Cuando escuchamos la noticia de que Tomás había sido escogido como el ganador del premio Nadal, todos nos alegramos por él. Sin embargo fui yo quien sintió una mayor satisfacción, al descubrir mi habilidad para escribir. Ahora me intrigaba saber que más nos esperaba.
La novela se estaba vendiendo en decenas de países por todo el mundo, convirtiéndose en uno de los mayores éxitos del año. Todos querían entrevistar a Tomás para descubrir qué escondía su prodigioso cerebro (el mío).
Poco a poco se fue alejando de todos nosotros. La fama comenzó a consumir la humildad de nuestro amigo, con quien una vez, decidí escribir un libro sin muchas esperanzas.
Un libro que se alimentaba de mis propias experiencias y mis propios pensamientos. Que se adaptó a la forma que yo le daba a través de las palabras.
¿Acaso la envidia me estaba devorando? Realmente no, más bien un sentimiento de tranquilidad y decepción combinado.
Con los meses Tomás se olvidó de nosotros.
Los periódicos hablaban de su historia (la mía) como una de las mejores escritas en los últimos años. Dramática, esperanzadora, hermosa; algunas de las calificaciones que recibió. Tomás dejó muchas de mis ideas fuera, ideas que ahora me pregunto si hubiesen cambiado la situación.

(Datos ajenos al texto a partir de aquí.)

template <int PS, bool HITS, bool XOF>
struct AbdFwdRegs {
  float4 vs[PS], vq[4], vh[(HITS && !XOF) ? 8 : 1];
  AbdXoRegs<(PS * 8 + 15) / 16> xo;
  float mkv[PS + (HITS ? 1 : 0)];
  float4 efv[PS + (HITS ? 1 : 0)];
};
template <int PS, bool HITS, bool XOF>
__global__ void __launch_bounds__(128) attn_fwd_bdp_kernel(AttnArgs a) {
  extern __shared__ float4 abd_sm[];
  using L = AbdLds<PS, HITS>;
  constexpr int F = 32, NSP = L::NSP, PC = L::PC, PL = L::PL, NPR = PS + (HITS ? 1 : 0), Wd = F + 4, GT = (NSP + 15) / 16;
  const Topo& t = a.t;
  const int lane = threadIdx.x & 63, wave = threadIdx.x >> 6;
  int g = __builtin_amdgcn_readfirstlane(blockIdx.x * 2 + wave);
  const int stride = gridDim.x * 2;
  if (g >= a.G) return;
  const int n = t.n, S = t.S, Ns = t.Ns, H = a.H, Kp = a.Kp;
  const int NSH = HITS ? t.n + t.ng : Ns;
  const int kc = F + H * Wd;
  float* XS = reinterpret_cast<float*>(abd_sm) + wave * L::FWD;
  float* XH = XS + L::XS;
  float* QP = XH + L::XH;
  const int il = lane >> 3, sub = lane & 7, g2 = (lane >> 2) & 1, c = lane & 3, hA = lane & 3;
  const int li_ = lane & 15, lq_ = lane >> 4;
  const int i = il;
  const bool live = i < n;
  const int ic = live ? i : n - 1;
  int slot[NPR], sc[NPR];
#pragma unroll
  for (int p = 0; p < NPR; ++p) {
    int sl;
    if (HITS && p == PS) sl = n + t.gs + sub;
    else { const int j = p * 8 + sub; sl = (j < NSH) ? slot_of(t, j, ic) : -1; }
    slot[p] = live ? sl : -1;
    sc[p] = sl < 0 ? 0 : sl;
  }
  using Regs = AbdFwdRegs<PS, HITS, XOF>;
  auto load = [&](int gg, Regs& R) {
    const float4* Xa4 = reinterpret_cast<const float4*>(a.Xa + (size_t)gg * n * F);
    const float4* Xo4 = reinterpret_cast<const float4*>(a.Xo + (size_t)gg * (Ns - n) * F);
    const float4* qt4 = reinterpret_cast<const float4*>(a.qt + (size_t)gg * n * H * F);
#pragma unroll
    for (int p = 0; p < PS; ++p) {
      const int row = p * 8 + il;
      const int ra = row < n ? row : n - 1, ro = (row < NSH ? row : NSH - 1) - n;
      const float4* src = (XOF || row < n || NSH == n) ? Xa4 + ra * 8 + sub : Xo4 + ro * 8 + sub;
      R.vs[p] = *src;
    }
    if constexpr (XOF) abd_xo_load<GT, HITS>(R.xo, a, a.Xo_raw + (size_t)gg * (Ns - n) * ABD_KR, NSH - n, t.ng, 0, n * 8, li_, lq_, true);
    if constexpr (HITS && !XOF) {
#pragma unroll
      for (int k = 0; k < 8; ++k) {
        int hb = k * 8 + il;
        hb = hb < n * 8 ? hb : n * 8 - 1;
        R.vh[k] = Xo4[(t.ng + hb) * 8 + sub];
      }
    }
#pragma unroll
    for (int k = 0; k < 4; ++k) {
      const int row = k * 8 + il;
      int ri = row >> 2, rh = row & 3;
      ri = ri < n ? ri : n - 1; rh = rh < H ? rh : H - 1;
      R.vq[k] = qt4[(ri * H + rh) * 8 + sub];
    }
    const float* mk = a.emask + (size_t)gg * n * S;
    const float4* ef4 = reinterpret_cast<const float4*>(a.efeat + (size_t)gg * n * S * 4);
#pragma unroll
    for (int p = 0; p < NPR; ++p) {
      R.mkv[p] = mk[ic * S + sc[p]];
      R.efv[p] = ef4[ic * S + sc[p]];
    }
  };
  auto stage = [&](Regs& R) {
    int pin = 0;
#pragma unroll
    for (int p = 0; p < NPR; ++p) pin |= __float_as_int(R.mkv[p]) | f4bits(R.efv[p]);
    if constexpr (XOF) pin |= abd_xo_bits<GT>(R.xo, HITS);
    const int pin0 = opaque_zero(pin);
#pragma unroll
    for (int p = 0; p < PS; ++p) {
      float4 v = R.vs[p];
      if (XOF && p * 8 + il >= n) v = make_float4(0.f, 0.f, 0.f, 0.f);
      *reinterpret_cast<float4*>(XS + pin0 + (p * 8 + il) * ABD_XL + sub * 4) = v;
    }
    if constexpr (XOF) abd_xo_emit<GT, HITS>(R.xo, XS + pin0, XH + pin0, n, NSH - n, li_, lq_, true);
    if constexpr (HITS && !XOF) {
#pragma unroll
      for (int k = 0; k < 8; ++k) *reinterpret_cast<float4*>(XH + pin0 + (k * 8 + il) * ABD_XL + k * 8 + sub * 4) = R.vh[k];
    }
#pragma unroll
    for (int k = 0; k < 4; ++k) *reinterpret_cast<float4*>(QP + pin0 + (k * 8 + il) * ABD_XL + sub * 4) = R.vq[k];
#pragma unroll
    for (int p = 0; p < NPR; ++p) R.mkv[p] = (slot[p] >= 0) ? R.mkv[p] : 0.0f;
  };
  auto compute = [&](int gg, const Regs& R) {
    float* zc = a.zcat + (size_t)gg * n * Kp;
    float* at = a.attn + (size_t)gg * n * S * H;
    f32x4g acc[NPR];
#pragma unroll
    for (int p = 0; p < NPR; ++p) acc[p] = f32x4g{0.f, 0.f, 0.f, 0.f};
    {
      const float* qrow = QP + (il * 4 + hA) * ABD_XL;
#pragma unroll
      for (int k = 0; k < 8; ++k) {
        const float4 q = *reinterpret_cast<const float4*>(qrow + k * 4);
        float4 x[NPR];
#pragma unroll
        for (int p = 0; p < NPR; ++p) {
          if (HITS && p == PS) x[p] = *reinterpret_cast<const float4*>(XH + lane * ABD_XL + il * 8 + k * 4);
          else x[p] = *reinterpret_cast<const float4*>(XS + (p * 8 + sub) * ABD_XL + k * 4);
        }
#pragma unroll
        for (int u = 0; u < 4; ++u)
#pragma unroll
          for (int p = 0; p < NPR; ++p) acc[p] = mfma4(f4e(q)[u], f4e(x[p])[u], acc[p]);
      }
    }
    float* PT = QP;
#pragma unroll
    for (int h = 0; h < 4; ++h) {
      if (h < H) {
        float l[NPR];
        float mx = -INFINITY;
#pragma unroll
        for (int p = 0; p < NPR; ++p) { l[p] = (R.mkv[p] != 0.0f) ? acc[p][h] : -INFINITY; mx = fmaxf(mx, l[p]); }
        mx = grp8_max(mx);
        float den = 0.0f;
#pragma unroll
        for (int p = 0; p < NPR; ++p) { l[p] = (l[p] == -INFINITY) ? 0.0f : __expf(l[p] - mx); den += l[p]; }
        den = grp8_sum(den);
        const float inv = (den > 0.0f) ? 1.0f / den : 0.0f;
        float z0 = 0.f, z1 = 0.f, z2 = 0.f, z3 = 0.f;
#pragma unroll
        for (int p = 0; p < NPR; ++p) {
          const float av = l[p] * inv;
          acc[p][h] = av;
          if (slot[p] >= 0) {
            if (a.attn != nullptr) at[(i * S + slot[p]) * H + h] = av;
            if (av != 0.0f) {
              const float4 e = R.efv[p];
              z0 = fmaf(av, e.x, z0); z1 = fmaf(av, e.y, z1); z2 = fmaf(av, e.z, z2); z3 = fmaf(av, e.w, z3);
            }
          }
        }
        z0 = grp8_sum(z0); z1 = grp8_sum(z1); z2 = grp8_sum(z2); z3 = grp8_sum(z3);
        if (live && sub == 0) *reinterpret_cast<float4*>(zc + i * Kp + F + h * Wd + F) = make_float4(z0, z1, z2, z3);
      } else {
#pragma unroll
        for (int p = 0; p < NPR; ++p) acc[p][h] = 0.0f;
      }
#pragma unroll
      for (int p = 0; p < NPR; ++p) PT[(il * 4 + h) * PL + p * 8 + sub] = acc[p][h];
    }
    {
      float pa[PC];
#pragma unroll
      for (int k = 0; k < PC / 4; ++k) {
        const float4 v = *reinterpret_cast<const float4*>(PT + (il * 4 + hA) * PL + k * 4);
        pa[k * 4] = v.x; pa[k * 4 + 1] = v.y; pa[k * 4 + 2] = v.z; pa[k * 4 + 3] = v.w;
      }
      f32x4g az[4];
#pragma unroll
      for (int q = 0; q < 4; ++q) az[q] = f32x4g{0.f, 0.f, 0.f, 0.f};
      const int fq = (g2 * 4 + c) * 4;
#pragma unroll
      for (int kk = 0; kk < NSP; ++kk) {
        const float4 b = *reinterpret_cast<const float4*>(XS + kk * ABD_XL + fq);
#pragma unroll
        for (int q = 0; q < 4; ++q) az[q] = mfma4(pa[kk], f4e(b)[q], az[q]);
      }
      if constexpr (HITS) {
#pragma unroll
        for (int m = 0; m < 8; ++m) {
          const float4 b = *reinterpret_cast<const float4*>(XH + (il * 8 + m) * ABD_XL + il * 8 + fq);
#pragma unroll
          for (int q = 0; q < 4; ++q) az[q] = mfma4(pa[NSP + m], f4e(b)[q], az[q]);
        }
      }
      if (live) {
#pragma unroll
        for (int h = 0; h < 4; ++h)
          if (h < H) *reinterpret_cast<float4*>(zc + i * Kp + F + h * Wd + fq) = make_float4(az[0][h], az[1][h], az[2][h], az[3][h]);
      }
    }
#pragma unroll
    for (int p = 0; p < PS; ++p) {
      const int row = p * 8 + il;
      if (row < n) *reinterpret_cast<float4*>(zc + row * Kp + sub * 4) = *reinterpret_cast<const float4*>(XS + row * ABD_XL + sub * 4);
    }
    {
      const int wpad = Kp - kc;
      for (int ii = lane; ii < n; ii += 64)
        for (int cc = 0; cc < wpad; ++cc) zc[ii * Kp + kc + cc] = (cc == 0) ? 1.0f : 0.0f;
    }
  };
  Regs cur;
  load(g, cur);
  for (;;) {
    stage(cur);
    const int gn = g + stride;
    const bool more = gn < a.G;
    Regs nxt;
    if (more) load(gn, nxt);
    compute(g, cur);
    if (!more) break;
    cur = nxt;
    g = gn;
  }
}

Una noche de invierno, cercana a la fecha de Navidad, en un centro comercial de una ciudad cualquiera, Tomás hizo una firma de libros donde miles de fans esperaban con un ejemplar en las manos esperanzados de poder compartir unas palabras con su ídolo. Yo estaba entre la multitud. Sujetaba con ambas manos su (mi) libro esperando el turno.
Me acerqué a él y se lo entregué. Ni siquiera levantó la mirada y se limitó a preguntar mi nombre. Reaccionó a mis palabras como si un desconocido más le hablase. Mientras lo firmaba decidí hablar. Le expliqué lo mucho que me gustó el capítulo final. Fue en ese momento cuando me miró a los ojos, al escuchar cómo hablaba de un final que no estaba escrito. Un final, que nunca llegó a publicarse porque él nunca lo aprobó, fue el que esa noche le abrió los ojos.
Sin duda, ese fue el capítulo favorito de mi novela.